Allowing applications access to your Azure tenant is generally done by creating an Azure App Registrations.

Going through a tutorial is nice if you want to click, click through the portal. I fashion doing things using PowerShell as it helps to make it consistent, especially if you need to do this for multiple tenants.

AzureAD Module Commands/Types

The main commands I used in this process from the module:

  • Get-AzureADServicePrincipal
  • New-AzureADApplication
  • New-AzureADApplicationPasswordCredential
  • Microsoft.Open.AzureAD.Model.RequiredResourceAccess
  • Microsoft.Open.AzureAD.Model.ResourceAccess

Role IDs

One key piece of information you need when creating an app registration with New-AzureADApplication is the role IDs for the permissions you want to assign. I mean after all, if it does not have permissions to do anything why would you need it anyway :shrug:. Searching through the Internet I found mostly references to using az CLI and dumping data to JSON file. Which can work but I wanted to make this script more dynamic, and also base it off the readable name of the permission; just as you would find in the portal.

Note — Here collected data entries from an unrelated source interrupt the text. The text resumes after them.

+void dwg_conv_thin_out_launch(const dwg_thin_conv& t, hipStream_t stream, const char* name) {
+    static int resident = 0;
+    if (!resident) {
+        int dev = 0, cus = 0, per_cu = 0;
+        (void)hipGetDevice(&dev);
+        (void)hipDeviceGetAttribute(&cus, hipDeviceAttributeMultiprocessorCount, dev);
+        (void)hipOccupancyMaxActiveBlocksPerMultiprocessor(&per_cu, reinterpret_cast<const void*>(&k_conv3x3_thin_out), 256, 0);
+        resident = (cus > 0 ? cus : 256) * (per_cu > 0 ? per_cu : 2);
+    }
+    const int nitems = (t.M + 63) / 64;
+    const dim3 grid((unsigned)(nitems < resident ? nitems : resident));
+    DWG_LAUNCH_W(name, "k_conv3x3_thin_out", 2.0 * t.M * t.N * 9.0 * t.Cin, k_conv3x3_thin_out, grid, dim3(256), 0, stream, t);
+}
diff --git a/dreamwaltz-g_amd/csrc/gemm.hip b/dreamwaltz-g_amd/csrc/gemm.hip
--- a/dreamwaltz-g_amd/csrc/gemm.hip
+++ b/dreamwaltz-g_amd/csrc/gemm.hip
@@ -3,6 +3,9 @@
 #include "../../include/dwg_gemm.h"
 #include <cstdlib>
 #include <type_traits>
+#ifdef DWG_GEMM_X_TU
+#include "conv_thin.h"
+#endif
 
 #if defined(DWG_GEMM_X_TU)
 #include "dwg_xfmt.h"
@@ -1009,6 +1012,7 @@
     const HT* zero = reinterpret_cast<const HT*>(g_zero16);
     const int sub = lane >> 3, lg0 = (lane & 7) ^ (sub >> 1);
 
+    const int ush = cv.up > 1 ? 1 : 0;
     auto issue_patch = [&](int cc, bool valid, unsigned char* dst) {
 #pragma unroll
         for (int q = 0; q < PPW; q++) {
@@ -1017,8 +1021,8 @@
             const int pi = inst * 8 + sub;
             const int py = pi / WP, px = pi - py * WP;
             const int iy = y0 - 1 + py, ix = x0 - 1 + px;
-            const bool ok = valid && pi < NPIX && iy >= 0 && iy < cv.Hin && ix >= 0 && ix < cv.Win;
-            const HT* src = ok ? X + ((long long)iy * cv.Win + ix) * cv.Cin + (lg0 ^ ((inst & 1) << 2)) * 8 + cc * 64 : zero;
+            const bool ok = valid && pi < NPIX && iy >= 0 && iy < cv.Hout && ix >= 0 && ix < cv.Wout;
+            const HT* src = ok ? X + ((long long)(iy >> ush) * cv.Win + (ix >> ush)) * cv.Cin + (lg0 ^ ((inst & 1) << 2)) * 8 + cc * 64 : zero;
             __builtin_amdgcn_global_load_lds((const __attribute__((address_space(1))) void*)src,
                                              (__attribute__((address_space(3))) void*)(dst + inst * 8 * 128), 16, 0, 0);
         }
@@ -1329,7 +1333,7 @@
     return sk;
 }
 
-enum Family { FAM_GENERIC, FAM_GLDS, FAM_GLDS8, FAM_PATCH2 };
+enum Family { FAM_GENERIC, FAM_GLDS, FAM_GLDS8, FAM_PATCH2, FAM_THIN_IN, FAM_THIN_OUT };
 struct Plan {
     Family fam;
     int bm, bn, nw;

In the end I found easiest way to get this information was using Get-AzureADServicePrincipal.

Searching through the Internet you will find some examples of using Azure CLI (az) or even API calls directly to things like the Microsoft Graph API service. The end result I got to was simply grabbing the Service Principal and within that object are the role information you will need. The below code provides that list of roles I need in my use case:

$appPerms = 'Group.Read.All','GroupMember.Read.All','Member.Read.Hidden','User.Read.All'
Get-AzureADServicePrincipal -Filter "DisplayName eq 'Microsoft Graph'"
$permissions = $msGraphService.AppRoles.Where({$_.Value -in $appPerms})

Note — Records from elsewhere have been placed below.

int yv_batch_subpix_view_get(yv_batch* b, yv_batch_subpix_view* v) {
    if (!b || !v || !b->subpix_alloc) return YV_ERR_INVALID;
    v->dcol_q8 = b->subpix_dcol;
    v->sad = b->subpix_sad;
    v->status = b->subpix_status;
    return YV_OK;
}

int yv_batch_set_match_gates(yv_batch* b, const int32_t* gates, int n_pairs) {
    if (!b) return YV_ERR_INVALID;
    if (!gates || n_pairs == 0) {
        b->gated = false;
        return YV_OK;
    }
    if (n_pairs != b->n_pairs) return YV_ERR_INVALID;
    for (int p = 0; p < n_pairs; ++p)
        if (!gate_ok(gates + 4 * p)) return YV_ERR_INVALID;
    if (set_device(b->ctx) != YV_OK) return YV_ERR_HIP;
    const int rc = ensure_gates(b, b->H - 1, b->W - 1);
    if (rc != YV_OK) return rc;
    YV_HIP(hipStreamSynchronize(b->ctx->stream));
    YV_HIP(hipMemcpyAsync(b->gates, gates, sizeof(int32_t) * 4 * (size_t)n_pairs, hipMemcpyHostToDevice,
                          b->ctx->stream));
    YV_HIP(hipStreamSynchronize(b->ctx->stream));
    b->gated = true;
    return YV_OK;
}

int yv_batch_set_match_filter(yv_batch* b, int flags, int ratio_num, int ratio_den) {
    if (!match_filter_args_ok(flags, ratio_num, ratio_den) || !b) return YV_ERR_INVALID;
    if (flags != 0) {
        if (set_device(b->ctx) != YV_OK) return YV_ERR_HIP;
        const int rc = ensure_match2(b);
        if (rc != YV_OK) return rc;
    }
    b->match_flags = flags;
    b->ratio_num = (flags & YV_MATCH_RATIO) ? ratio_num : 0;
    b->ratio_den = (flags & YV_MATCH_RATIO) ? ratio_den : 1;
    return YV_OK;
}

int yv_batch_match2_view_get(yv_batch* b, yv_batch_match2_view* v) {
    if (!b || !v || !b->m2_alloc) return YV_ERR_INVALID;
    v->nn2 = reinterpret_cast<const yv_match2*>(b->nn2);
    v->rev = b->rev;
    v->keep = b->keep;
    return YV_OK;
}

int yv_batch_orient_view_get(yv_batch* b, yv_batch_orient_view* v) {
    if (!b || !v || !b->steer_alloc) return YV_ERR_INVALID;
    v->bin = b->steer_bin;
    v->moments = b->steer_mom;
    return YV_OK;
}

int yv_batch_enable_timing(yv_batch* b, int on) {
    if (!b) return YV_ERR_INVALID;
    if (on && b->events.empty()) {
        if (set_device(b->ctx) != YV_OK) return YV_ERR_HIP;
        b->events.resize((size_t)kMaxTimedRuns * kEvPerRun);
        for (auto& e : b->events) YV_HIP(b->mem.event(&e, hipEventDefault));
        b->tracked.assign(kMaxTimedRuns, 0);
    }
    b->timing = on == 2 ? 2 : (on != 0 ? 1 : 0);
    b->runs_recorded = 0;
    b->last_run = -1;
    std::fill(b->tracked.begin(), b->tracked.end(), 0);
    return YV_OK;
}

int yv_batch_stage_times(yv_batch* b, float* ms, int* n_runs) {
    if (!b || !ms) return YV_ERR_INVALID;
    for (int i = 0; i < 8; ++i) ms[i] = 0.f;
    const int runs = std::min(b->runs_recorded, kMaxTimedRuns);
    if (n_runs) *n_runs = runs;
    if (runs == 0) return YV_OK;
    for (int r = 0; r < runs; ++r) {
        const hipEvent_t* ev = &b->events[(size_t)r * kEvPerRun];
        if (b->timing == 2) {
            float t = 0.f;
            YV_HIP(hipEventSynchronize(ev[1]));
            YV_HIP(hipEventElapsedTime(&t, ev[0], ev[1]));
            ms[0] += t;
            continue;
        }
        YV_HIP(hipEventSynchronize(ev[b->tracked[r] ? 8 : 5]));
        for (int st = 0; st < 5; ++st) {
            float t = 0.f;
            YV_HIP(hipEventElapsedTime(&t, ev[st], ev[st + 1]));
            ms[st] += t;
        }
        if (b->tracked[r])
            for (int st = 5; st < 7; ++st) {
                float t = 0.f;
                YV_HIP(hipEventElapsedTime(&t, ev[st + 1], ev[st + 2]));
                ms[st] += t;
            }
    }
    return YV_OK;
}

RequiredResourceAccess Object

The object type required for assigning permissions, when you create the app registration, is the Microsoft.Open.AzureAD.Model.RequiredAccess type. This type is available to you when the AzureAD module is loaded into your session. To create this an assign those roles I pulled from above requires you to simply iterate over each role and add it to the object property ResourceAccess. I did that using this code:

$msGraphResourceAccess = New-Object -TypeName "Microsoft.Open.AzureAD.Model.RequiredResourceAccess"
$msGraphResourceAccess.ResourceAppId = $msGraphService.AppId
foreach ($p in $permissions) {
    $appPermissions = New-Object -TypeName "Microsoft.Open.AzureAD.Model.ResourceAccess" -ArgumentList $p.Id,"Role"
    #Add the role to the resource access object
    $msGraphResourceAccess.ResourceAccess += $appPermissions
}

After that I added additional settings I needed and then passed those values to the command.